Scenes of July 1830 (French: Scène de Juillet 1830) is an oil painting by the French artist Léon Cogniet, from 1830. Today the painting is in the collection of the Musée des Beaux-Arts, in Orléans.

==History and description==
It symbolically depicts the July Revolution of 1830 which led to the downfall of Charles X and the House of Bourbon. Cogniet uses three flags to demonstrate the overthrow of the government. On the left is the Royalist banner featuring fleur-de-lis on a white background. On the second the royalist emblem of the flag has been shot away, leaving the blue sky
gaping behind it. In the third the right portion of the flag is soaked in the blood of the martyrs of the revolution, giving it the appearance of the French tricolour. The flags symbolically represent the changing of regimens and the lives lost in several revolutions. It is also known by the alternative title Les Drapeaux.

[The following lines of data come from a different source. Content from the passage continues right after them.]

template <class PreFar>
static int kd_fields(nbco_ctx *c, const TreeView &tv, const float4 *pos, long long n, int mlt_max, const Dom dm, long long own0, long long own_n,
                     const int *unsort, float *a, const float *param, KdCounts &out, PreFar pre_far, const LetHave *let = nullptr)
{
	const int P = c->o.fmm_order;
	const int L = tv.L, ntot = tv.ntot, nleaf = 1 << L, beg = kd_beg(L);
	const int offL = tl_off(P + 1);
	out = KdCounts{};
	const int self0 = dm.g << (L - dm.d), nself = 1 << (L - dm.d);
	long long capR, cap;
	NBCO_TRY(kd_list_room(c, ntot, capR, cap));
	const int *p2p_pref = c->trav_ctr.as<int>() + kTcP2PPref, *m2l_pref = c->trav_ctr.as<int>() + kTcM2LPref;
	const int shift = L + 1;
	const long long dp2p_cap = c->o.coll ? 2 * cap + nself : 0, dm2l_cap = 2 * cap;
	const long long np2p_hint = c->hint_np2p > 0 ? std::min(cap, c->hint_np2p + c->hint_np2p / 4 + 1024) : cap;
	const long long nm2l_hint = c->hint_nm2l > 0 ? std::min(cap, c->hint_nm2l + c->hint_nm2l / 4 + 1024) : cap;
	const long long dp2p_hint = 2 * np2p_hint + nself;
	const long long max_chunks = c->o.coll ? dp2p_cap / kP2PChunk + nself : 0, chunks_hint = dp2p_hint / kP2PChunk + nself;
	const int mutual_th = (c->o.coll && c->o.p2p_mutual) ? p2p_mutual_halves(mlt_max) : 0;
	const bool mutual = mutual_th > 0;
	c->info.p2p_halves = mutual_th;
	long long react_cap = 0;
	if (mutual)
	{
		if (c->hint_np2p <= 0)
		{
			NBCO_TRY(c->wait_flags());
			c->hint_np2p = c->h_flags[0];
			c->hint_nm2l = c->h_flags[1];
		}
		const long long pairs_room = std::min(cap, c->hint_np2p + c->hint_np2p / 4 + 1024);
		react_cap = 2 * pairs_room + nself;
		NBCO_TRY(c->reserve(c->p2p_react, sizeof(float4) * 32 * (size_t)mutual_th * (size_t)react_cap));
	}
	float4 *near = nullptr;
	auto enqueue_p2p = [&]() -> int {
		NBCO_TRY(c->reserve(c->part, sizeof(float4) * (size_t)max_chunks * (size_t)mlt_max));
		near = c->part.as<float4>();
		PhaseScope ph(c, NBCO_PH_P2P);
		const int4 *pc = c->p2p_chunks.as<int4>();
		const int *pt = c->p2p_chunk_off.as<int>() + nleaf;
		const int2 *pd = c->p2p_desc.as<int2>();
		if (mutual)
		{
			launch_p2p_mutual(c, mutual_th, pos, c->p2p_desc.as<int4>(), pc, pt, chunks_hint, mlt_max, near, c->p2p_react.as<float4>(), react_cap, n);
		}
		else if (mlt_max <= 8) launch_p2p<8>(c, pos, pd, pc, pt, chunks_hint, mlt_max, mlt_max, near, n);
		else if (mlt_max <= 16) launch_p2p<16>(c, pos, pd, pc, pt, chunks_hint, mlt_max, mlt_max, near, n);
		else if (mlt_max <= 32) launch_p2p<32>(c, pos, pd, pc, pt, chunks_hint, mlt_max, mlt_max, near, n);
		else launch_p2p<64>(c, pos, pd, pc, pt, chunks_hint, mlt_max, mlt_max, near, n);
		NBCO_HIP(hipGetLastError());
		static const char *dump_path = std::getenv("NBCO_P2P_DUMP");
		if (dump_path && !mutual) NBCO_TRY(p2p_dump(c, dump_path, pos, pd, pc, pt, c->p2p_start.as<int>() + nleaf, mlt_max, near, n));
		return NBCO_OK;
	};
	{
		NBCO_TRY(c->reserve(c->p2p_keys, sizeof(uint64_t) * (size_t)(dp2p_cap + 1)));
		NBCO_TRY(c->reserve(c->p2p_keys_alt, sizeof(uint64_t) * (size_t)(dp2p_cap + 1)));
		NBCO_TRY(c->reserve(c->m2l_keys, sizeof(uint64_t) * (size_t)(dm2l_cap + 1)));
		NBCO_TRY(c->reserve(c->m2l_keys_alt, sizeof(uint64_t) * (size_t)(dm2l_cap + 1)));
		NBCO_TRY(c->reserve(c->p2p_start, sizeof(int) * (size_t)(nleaf + 2)));
		NBCO_TRY(c->reserve(c->m2l_start, sizeof(int) * (size_t)(ntot + 2)));
		NBCO_TRY(c->fork_mark());
		if (c->o.coll)
		{
			PhaseScope ph(c, NBCO_PH_LISTS);
			unsigned *cp = c->list_cnt.as<unsigned>();
			NBCO_TRY(c->reserve(c->p2p_desc, (mutual ? sizeof(int4) : sizeof(int2)) * (size_t)(dp2p_cap + 1)));
			MutualLists mu;
			if (mutual)
			{
				NBCO_TRY(c->reserve(c->p2p_sec, sizeof(int2) * (size_t)(nleaf + 2)));
				mu.desc4 = c->p2p_desc.as<int4>();
				mu.sec_range = c->p2p_sec.as<int2>();
			}
			NBCO_TRY(c->reserve(c->p2p_chunk_off, sizeof(int) * (size_t)(nleaf + 2)));
			NBCO_TRY(c->reserve(c->p2p_chunks, sizeof(int4) * (size_t)max_chunks));
			NBCO_TRY(build_directed_list(c, c->p2p_list.as<int2>(), c->p2p_list.as<int2>() + cap, p2p_pref, capR, np2p_hint, beg, self0, nself, nleaf, shift, cp,
			                             c->p2p_start.as<int>(), c->p2p_keys.as<uint64_t>(), c->p2p_keys_alt.as<uint64_t>(), c->sort_tmp,
			                             tv.index + beg, tv.mult + beg, c->p2p_desc.as<int2>(), c->p2p_chunk_off.as<int>(), c->p2p_chunks.as<int4>(),
			                             mutual ? &mu : nullptr));
			if (mutual) launch_p2p_link(c, c->p2p_desc.as<int4>(), c->p2p_keys_alt.as<uint64_t>(), c->p2p_start.as<int>(), c->p2p_start.as<int>() + nleaf, shift, dp2p_hint);
			if (let) NBCO_TRY(launch_let_guard(c, c->p2p_keys_alt.as<uint64_t>(), c->p2p_start.as<int>() + nleaf, shift, let->leaf, 1, dp2p_hint));
			c->pc_mult = tv.mult + beg; c->pc_shift = shift; c->pc_total = c->p2p_start.as<int>() + nleaf;
		}
		if (c->o.coll) NBCO_TRY(enqueue_p2p());
		const int f64 = c->o.far_fp64 ? 1 : 0;
		NBCO_HIP(hipMemsetAsync(tv.local, 0, (f64 ? sizeof(double) : sizeof(float)) * (size_t)ntot * offL, c->aux));
		NBCO_TRY(c->fork_wait());
		{
			StreamScope on_aux(c, c->aux);
			NBCO_TRY(pre_far());
			unsigned *cm = c->list_cnt.as<unsigned>() + 2 * ((size_t)nleaf + 2);
			NBCO_TRY(build_directed_list(c, c->m2l_list.as<int2>(), c->m2l_list.as<int2>() + cap, m2l_pref, capR, nm2l_hint, 0, 0, 0, ntot, shift, cm,
			                             c->m2l_start.as<int>(), c->m2l_keys.as<uint64_t>(), c->m2l_keys_alt.as<uint64_t>(), c->scan_tmp_aux));
			if (let) NBCO_TRY(launch_let_guard(c, c->m2l_keys_alt.as<uint64_t>(), c->m2l_start.as<int>() + ntot, shift, let->node, 0, 2 * nm2l_hint));
			{
				PhaseScope ph(c, NBCO_PH_M2L);
				if (f64) NBCO_TRY(launch_m2l_lanes_f64(c, P, tv.csz, (const double *)tv.mpole, (double *)tv.local, c->m2l_keys_alt.as<uint64_t>(), c->m2l_start.as<int>(), shift, ntot));
				else NBCO_TRY(launch_m2l_lanes(c, P, tv.csz, tv.mpole, tv.local, c->m2l_keys_alt.as<uint64_t>(), c->m2l_start.as<int>(), shift, ntot));
			}
			{
				PhaseScope ph(c, NBCO_PH_L2L);
				NBCO_TRY(launch_downward_gen(c, P, tv.center, tv.local, L, dm.d, dm.g, f64));
			}
		}
		NBCO_HIP(hipGetLastError());
	}
	NBCO_TRY(c->join_aux());
	{
		PhaseScope ph(c, NBCO_PH_L2P);
		NBCO_TRY(launch_l2p_gen(c, P, pos, tv.center, tv.local, near, c->p2p_chunk_off.as<int>(), tv.index, mlt_max, unsort, c->o.unsort ? 1 : 0,
		                        param, a, c->o.coll ? 1 : 0, n, L, own0, own_n, mutual ? c->p2p_sec.as<int2>() : nullptr,
		                        mutual ? c->p2p_react.as<float4>() : nullptr, react_cap, 32 * mutual_th, c->o.far_fp64 ? 1 : 0));
	}
	{
		const auto t0 = std::chrono::steady_clock::now();
		NBCO_TRY(c->wait_flags());
		c->host_wait_s += std::chrono::duration<double>(std::chrono::steady_clock::now() - t0).count();
	}
	const int *h = c->h_flags;
	if (h[3] != 0)
	{
		out.sel_overflow = 1;
		return NBCO_OK;
	}
	if (h[2] == 2) return c->fail(NBCO_ERR_HIP, "internal error: the dual tree traversal did not finish in its launches");
	if (h[2] != 0) return c->fail(NBCO_ERR_CAPACITY, "dual tree traversal exceeded the list capacity (raise opts.list_factor or set opts.list_grow)");
	out.np2p = h[0]; out.nm2l = h[1];
	c->hint_np2p = h[0]; c->hint_nm2l = h[1];
	{
		nbco_ctx::LastEval &le = c->last_eval;
		le.valid = true;
		le.center = tv.center; le.csz = tv.csz; le.mpole = tv.mpole; le.mult = tv.mult; le.index = tv.index;
		le.L = L; le.ntot = ntot; le.order = P; le.shift = shift; le.real_bytes = c->o.far_fp64 ? 8 : 4;
		le.pos = pos; le.n = n; le.own0 = own0; le.own_n = own_n;
		le.have_p2p = c->o.coll != 0;
		le.local = tv.local; le.unsort = unsort; le.scatter = c->o.unsort != 0; le.sharded = tv.center != c->kd.center;
	}
	if (mutual && 2LL * h[0] + nself > react_cap) out.react_overflow = 1;
	return NBCO_OK;
}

The tricolour was strongly associated with the French Revolution and the Napoleonic era and had been suppressed during the Restoration period. The new July Monarchy of Louis Philippe I adopted the tricolour as the national flag once more.

Although a number of paintings of the July Revolution were displayed at the Salon of 1831 in Paris, this was not amongst them.

==Bibliography==
- Brown, Marilyn R. The Gamin de Paris in Nineteenth-Century Visual Culture: Delacroix, Hugo, and the French Social Imaginary. Taylor & Francis, 2017.
- Fortescue, William. France and 1848: The End of Monarchy. Psychology Press, 2005.
- Pastoureau, Michel. Red: The History of a Color. Princeton University Press, 2017.